EXERCISE INSTRUCTIONS:
Gather the lines from the material that contain "shift".

▶

# yhao-wang/DenseRetrievalToolkits

Hardware: AMD Instinct MI355X
Metric: queries/sec@top-1000, 10Mx768 corpus (BASELINE: passages encoded/sec + queries/sec@top-1000, 10Mx768 corpus, 1/2/4/8 GPU) (higher is better)
Workload: dtype bf16

## Files before the change

denseretrievaltoolkits_amd/_native.py:

```python
from __future__ import annotations

import ctypes
import os
import threading

import torch

from .build_native import LIB_PATH

DRT_OK = 0
DRT_EINVAL = -1
ROW_STATS_LEN = 34

_lock = threading.Lock()
_lib = None

c_i32 = ctypes.c_int32
c_i64 = ctypes.c_int64
c_sz = ctypes.c_size_t
c_vp = ctypes.c_void_p
c_f32 = ctypes.c_float
c_u64 = ctypes.c_uint64
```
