+    const uint32_t wc = threadIdx.x < nb ? bin_total[nb + threadIdx.x] : 0u;
+    uint32_t tot;
+    const uint32_t ex = block_excl_scan_u32<TH>(c, &tot, smem);
+    const uint32_t wex = block_excl_scan_u32<TH>(wc, &tot, smem);
+    uint32_t m = c;
+#pragma unroll
+    for (int d = 32; d >= 1; d >>= 1) m = max(m, (uint32_t)__shfl_xor((int)m, d, 64));
+    if (l == 0) sred[0][w] = m;
+    if (threadIdx.x == b) {
+      s_start = ex;
+      s_n = c;
+      s_wbase = wex;
+    }
+    __syncthreads();
+    if (threadIdx.x == 0) {
+      for (int i = 1; i < NW; ++i) m = max(m, sred[0][i]);
+      s_max = m;
+    }
+    __syncthreads();
+  }
+  if (s_max > DEPTH_BUCKET_CAP) return;
+  if (b == 0 && threadIdx.x == 0) hdr[GEOM_HDR_FINAL] = 0u;
+  const uint32_t n = s_n, start = s_start, wbase_g = s_wbase;
+  if (n == 0u) return;
+  const uint32_t chunk = ((n + TH - 1u) / TH) * 64u, iters = chunk / 64u;
+  const uint32_t base = (uint32_t)w * chunk;
+  const uint64_t lt_mask = (1ull << l) - 1ull;
+  uint32_t key[ITEMS], li[ITEMS];
+  uint16_t rank[ITEMS];
+  uint32_t kmin = 0xffffffffu, kmax = 0u;
+#pragma unroll
+  for (int i = 0; i < ITEMS; ++i) {
+    const uint32_t p = base + (uint32_t)i * 64u + (uint32_t)l;
+    li[i] = p;
+    key[i] = g.dkey[1][start + min(p, n - 1u)];
+  }
+#pragma unroll
+  for (int i = 0; i < ITEMS; ++i) {
+    if ((uint32_t)i < iters && li[i] < n) {
+      kmin = min(kmin, key[i]);
+      kmax = max(kmax, key[i]);
+    }
+  }
+#pragma unroll
+  for (int d = 32; d >= 1; d >>= 1) {
+    kmin = min(kmin, (uint32_t)__shfl_xor((int)kmin, d, 64));
+    kmax = max(kmax, (uint32_t)__shfl_xor((int)kmax, d, 64));
+  }
+  if (l == 0) {
+    sred[0][w] = kmin;
+    sred[1][w] = kmax;
+  }
+  __syncthreads();
+#pragma unroll
+  for (int i = 0; i < NW; ++i) {
+    kmin = min(kmin, sred[0][i]);
+    kmax = max(kmax, sred[1][i]);
+  }
+  int rbits = 0;
+  for (uint32_t d = kmax - kmin; d; d >>= 1) ++rbits;
+  const int passes = (rbits + RBITS - 1) / RBITS;
+#pragma unroll
+  for (int i = 0; i < ITEMS; ++i) key[i] -= kmin;
+
+  for (int pass = 0; pass < passes; ++pass) {
+    const int shift = pass * RBITS;
+    for (int i = threadIdx.x; i < NW * RBINS; i += TH) (&cnt[0][0])[i] = 0u;
+    __syncthreads();
+#pragma unroll
+    for (int i = 0; i < ITEMS; ++i) {
+      if ((uint32_t)i < iters) {
+        const bool valid = base + (uint32_t)i * 64u + (uint32_t)l < n;
+        const uint32_t d = (key[i] >> shift) & (RBINS - 1u);
+        uint64_t m = __ballot(valid);
+#pragma unroll
+        for (int bit = 0; bit < RBITS; ++bit) {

◀

RESPONSE TO THE EXERCISE:
+    const int shift = pass * RBITS;
+        const uint32_t d = (key[i] >> shift) & (RBINS - 1u);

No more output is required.